-- EXCERPTED RECORDS follows --

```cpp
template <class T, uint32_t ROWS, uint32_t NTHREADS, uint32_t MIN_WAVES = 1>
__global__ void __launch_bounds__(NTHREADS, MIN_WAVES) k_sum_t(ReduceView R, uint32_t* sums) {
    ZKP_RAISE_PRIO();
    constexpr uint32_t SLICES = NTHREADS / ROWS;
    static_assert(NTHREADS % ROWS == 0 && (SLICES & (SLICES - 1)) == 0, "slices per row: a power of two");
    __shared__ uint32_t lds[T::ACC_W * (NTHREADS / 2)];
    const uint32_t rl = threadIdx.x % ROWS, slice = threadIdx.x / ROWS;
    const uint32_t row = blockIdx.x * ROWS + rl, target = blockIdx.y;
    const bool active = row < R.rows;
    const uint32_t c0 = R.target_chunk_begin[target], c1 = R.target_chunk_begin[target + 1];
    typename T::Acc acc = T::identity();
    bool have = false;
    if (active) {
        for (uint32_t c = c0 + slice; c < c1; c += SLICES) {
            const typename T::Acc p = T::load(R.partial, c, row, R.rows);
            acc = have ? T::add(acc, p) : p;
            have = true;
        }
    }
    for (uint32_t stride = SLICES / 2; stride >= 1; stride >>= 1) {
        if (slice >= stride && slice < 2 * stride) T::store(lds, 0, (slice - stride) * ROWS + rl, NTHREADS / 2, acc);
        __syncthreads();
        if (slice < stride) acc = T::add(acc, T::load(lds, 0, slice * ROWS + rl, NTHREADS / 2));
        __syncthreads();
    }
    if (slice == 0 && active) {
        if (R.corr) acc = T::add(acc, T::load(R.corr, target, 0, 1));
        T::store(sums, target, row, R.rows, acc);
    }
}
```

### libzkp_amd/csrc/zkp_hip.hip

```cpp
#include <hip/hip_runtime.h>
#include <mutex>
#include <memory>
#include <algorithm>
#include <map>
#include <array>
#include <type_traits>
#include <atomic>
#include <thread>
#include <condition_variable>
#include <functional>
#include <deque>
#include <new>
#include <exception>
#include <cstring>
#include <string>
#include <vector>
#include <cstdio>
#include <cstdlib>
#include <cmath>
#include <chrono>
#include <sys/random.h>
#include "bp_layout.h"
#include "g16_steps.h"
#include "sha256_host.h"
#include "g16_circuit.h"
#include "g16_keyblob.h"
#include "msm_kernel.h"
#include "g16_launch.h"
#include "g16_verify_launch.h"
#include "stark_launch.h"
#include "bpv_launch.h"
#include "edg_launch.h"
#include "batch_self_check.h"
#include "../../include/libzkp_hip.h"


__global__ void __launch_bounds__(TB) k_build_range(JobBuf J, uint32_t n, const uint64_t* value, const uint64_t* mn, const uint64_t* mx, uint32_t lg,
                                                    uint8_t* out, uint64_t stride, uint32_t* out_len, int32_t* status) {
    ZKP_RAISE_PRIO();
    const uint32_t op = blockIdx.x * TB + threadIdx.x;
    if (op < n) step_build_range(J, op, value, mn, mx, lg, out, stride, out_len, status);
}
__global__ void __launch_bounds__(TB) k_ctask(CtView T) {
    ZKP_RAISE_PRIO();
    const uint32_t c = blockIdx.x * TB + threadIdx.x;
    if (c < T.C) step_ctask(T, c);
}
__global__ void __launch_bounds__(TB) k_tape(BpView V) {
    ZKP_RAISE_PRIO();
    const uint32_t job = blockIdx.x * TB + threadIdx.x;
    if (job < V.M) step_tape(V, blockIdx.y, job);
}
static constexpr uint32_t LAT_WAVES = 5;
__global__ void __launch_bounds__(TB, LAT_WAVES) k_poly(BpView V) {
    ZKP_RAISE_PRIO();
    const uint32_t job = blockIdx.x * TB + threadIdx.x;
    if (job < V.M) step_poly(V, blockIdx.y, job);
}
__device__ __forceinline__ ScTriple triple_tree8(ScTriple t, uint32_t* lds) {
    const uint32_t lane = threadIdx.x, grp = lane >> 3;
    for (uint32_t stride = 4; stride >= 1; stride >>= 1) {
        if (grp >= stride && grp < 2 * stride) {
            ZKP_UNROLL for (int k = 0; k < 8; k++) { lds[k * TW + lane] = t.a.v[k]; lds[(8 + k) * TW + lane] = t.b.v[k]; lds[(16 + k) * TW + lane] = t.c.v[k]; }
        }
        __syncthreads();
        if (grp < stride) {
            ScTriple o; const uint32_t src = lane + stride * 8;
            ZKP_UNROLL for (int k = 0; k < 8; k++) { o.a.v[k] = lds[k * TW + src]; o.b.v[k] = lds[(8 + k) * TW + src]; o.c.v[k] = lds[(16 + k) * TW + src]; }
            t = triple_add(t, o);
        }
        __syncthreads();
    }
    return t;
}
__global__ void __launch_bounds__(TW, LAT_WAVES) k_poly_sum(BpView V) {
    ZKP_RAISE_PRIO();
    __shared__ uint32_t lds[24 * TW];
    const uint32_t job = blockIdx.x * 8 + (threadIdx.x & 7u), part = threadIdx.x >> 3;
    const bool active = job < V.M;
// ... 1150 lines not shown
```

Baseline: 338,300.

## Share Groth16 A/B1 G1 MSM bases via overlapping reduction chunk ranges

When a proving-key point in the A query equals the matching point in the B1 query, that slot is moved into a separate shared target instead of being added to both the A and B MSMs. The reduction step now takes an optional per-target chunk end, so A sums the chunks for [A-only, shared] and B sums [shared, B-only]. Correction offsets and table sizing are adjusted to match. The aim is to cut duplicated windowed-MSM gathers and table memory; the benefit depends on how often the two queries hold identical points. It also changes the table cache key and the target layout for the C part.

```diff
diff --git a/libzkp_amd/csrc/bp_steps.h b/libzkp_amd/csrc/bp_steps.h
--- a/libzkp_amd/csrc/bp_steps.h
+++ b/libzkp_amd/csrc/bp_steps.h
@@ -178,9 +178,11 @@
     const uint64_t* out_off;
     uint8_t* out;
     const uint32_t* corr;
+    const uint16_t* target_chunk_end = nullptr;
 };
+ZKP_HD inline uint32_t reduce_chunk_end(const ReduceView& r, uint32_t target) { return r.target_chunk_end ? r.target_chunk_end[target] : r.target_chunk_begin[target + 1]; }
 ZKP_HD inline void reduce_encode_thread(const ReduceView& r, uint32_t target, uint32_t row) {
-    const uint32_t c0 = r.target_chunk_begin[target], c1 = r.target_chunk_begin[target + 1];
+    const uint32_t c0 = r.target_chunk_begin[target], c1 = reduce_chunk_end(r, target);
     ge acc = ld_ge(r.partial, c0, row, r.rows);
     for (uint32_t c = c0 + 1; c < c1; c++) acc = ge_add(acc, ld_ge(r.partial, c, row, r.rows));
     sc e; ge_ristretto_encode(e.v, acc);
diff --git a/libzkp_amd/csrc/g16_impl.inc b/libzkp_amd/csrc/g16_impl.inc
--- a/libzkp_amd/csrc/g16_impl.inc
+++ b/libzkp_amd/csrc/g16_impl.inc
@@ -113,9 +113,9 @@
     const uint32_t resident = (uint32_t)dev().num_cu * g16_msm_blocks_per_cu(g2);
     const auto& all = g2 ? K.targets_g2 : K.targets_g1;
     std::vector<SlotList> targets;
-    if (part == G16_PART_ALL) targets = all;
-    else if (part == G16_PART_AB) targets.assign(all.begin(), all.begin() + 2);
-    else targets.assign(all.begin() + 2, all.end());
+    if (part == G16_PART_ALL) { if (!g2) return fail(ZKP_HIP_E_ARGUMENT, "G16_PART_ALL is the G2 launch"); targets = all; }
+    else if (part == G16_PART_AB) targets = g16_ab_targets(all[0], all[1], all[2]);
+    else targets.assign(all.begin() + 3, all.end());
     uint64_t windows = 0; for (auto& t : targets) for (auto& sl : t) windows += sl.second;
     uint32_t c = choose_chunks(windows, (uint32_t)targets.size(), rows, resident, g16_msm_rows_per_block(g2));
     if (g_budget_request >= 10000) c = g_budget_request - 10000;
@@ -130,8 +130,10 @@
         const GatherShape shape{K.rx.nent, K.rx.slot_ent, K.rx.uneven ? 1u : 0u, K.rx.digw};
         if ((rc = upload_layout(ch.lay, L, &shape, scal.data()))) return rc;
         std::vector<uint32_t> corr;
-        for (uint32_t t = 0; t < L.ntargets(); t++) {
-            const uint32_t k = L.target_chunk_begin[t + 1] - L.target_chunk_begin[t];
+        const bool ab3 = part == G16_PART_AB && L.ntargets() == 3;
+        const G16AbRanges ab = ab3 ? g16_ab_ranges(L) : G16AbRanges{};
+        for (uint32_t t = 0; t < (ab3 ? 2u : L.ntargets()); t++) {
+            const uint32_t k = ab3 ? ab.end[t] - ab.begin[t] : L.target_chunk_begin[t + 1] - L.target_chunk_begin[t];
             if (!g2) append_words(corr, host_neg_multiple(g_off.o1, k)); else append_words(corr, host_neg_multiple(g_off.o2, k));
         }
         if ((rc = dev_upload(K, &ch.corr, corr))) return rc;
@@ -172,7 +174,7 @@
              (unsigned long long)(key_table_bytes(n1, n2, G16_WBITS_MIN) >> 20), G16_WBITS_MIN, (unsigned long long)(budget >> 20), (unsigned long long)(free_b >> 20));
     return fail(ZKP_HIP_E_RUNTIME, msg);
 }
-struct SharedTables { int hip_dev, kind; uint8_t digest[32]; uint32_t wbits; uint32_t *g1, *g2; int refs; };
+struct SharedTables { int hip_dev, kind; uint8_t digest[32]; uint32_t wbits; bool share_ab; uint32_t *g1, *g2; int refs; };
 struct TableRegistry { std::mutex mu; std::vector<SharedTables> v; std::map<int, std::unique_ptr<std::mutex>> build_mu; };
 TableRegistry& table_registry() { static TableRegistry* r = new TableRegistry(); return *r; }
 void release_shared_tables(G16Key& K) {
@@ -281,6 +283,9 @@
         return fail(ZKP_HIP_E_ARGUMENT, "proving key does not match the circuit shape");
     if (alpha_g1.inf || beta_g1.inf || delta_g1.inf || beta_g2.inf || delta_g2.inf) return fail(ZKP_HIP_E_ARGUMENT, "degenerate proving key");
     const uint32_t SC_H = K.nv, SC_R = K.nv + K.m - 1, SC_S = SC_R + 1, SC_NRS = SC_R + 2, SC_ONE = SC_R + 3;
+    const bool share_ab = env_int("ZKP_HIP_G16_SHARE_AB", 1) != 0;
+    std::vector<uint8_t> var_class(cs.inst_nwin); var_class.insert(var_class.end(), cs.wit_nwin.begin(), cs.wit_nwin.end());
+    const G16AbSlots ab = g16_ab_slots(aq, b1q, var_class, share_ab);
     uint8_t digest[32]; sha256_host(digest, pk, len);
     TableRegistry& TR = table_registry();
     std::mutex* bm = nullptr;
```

-- EXCERPTED RECORDS concluded --

§ EXERCISE
Reply with every line of the listing that has the string "match".

§ RESPONSE
When a proving-key point in the A query equals the matching point in the B1 query, that slot is moved into a separate shared target instead of being added to both the A and B MSMs. The reduction step now takes an optional per-target chunk end, so A sums the chunks for [A-only, shared] and B sums [shared, B-only]. Correction offsets and table sizing are adjusted to match. The aim is to cut duplicated windowed-MSM gathers and table memory; the benefit depends on how often the two queries hold identical points. It also changes the table cache key and the target layout for the C part.
         return fail(ZKP_HIP_E_ARGUMENT, "proving key does not match the circuit shape");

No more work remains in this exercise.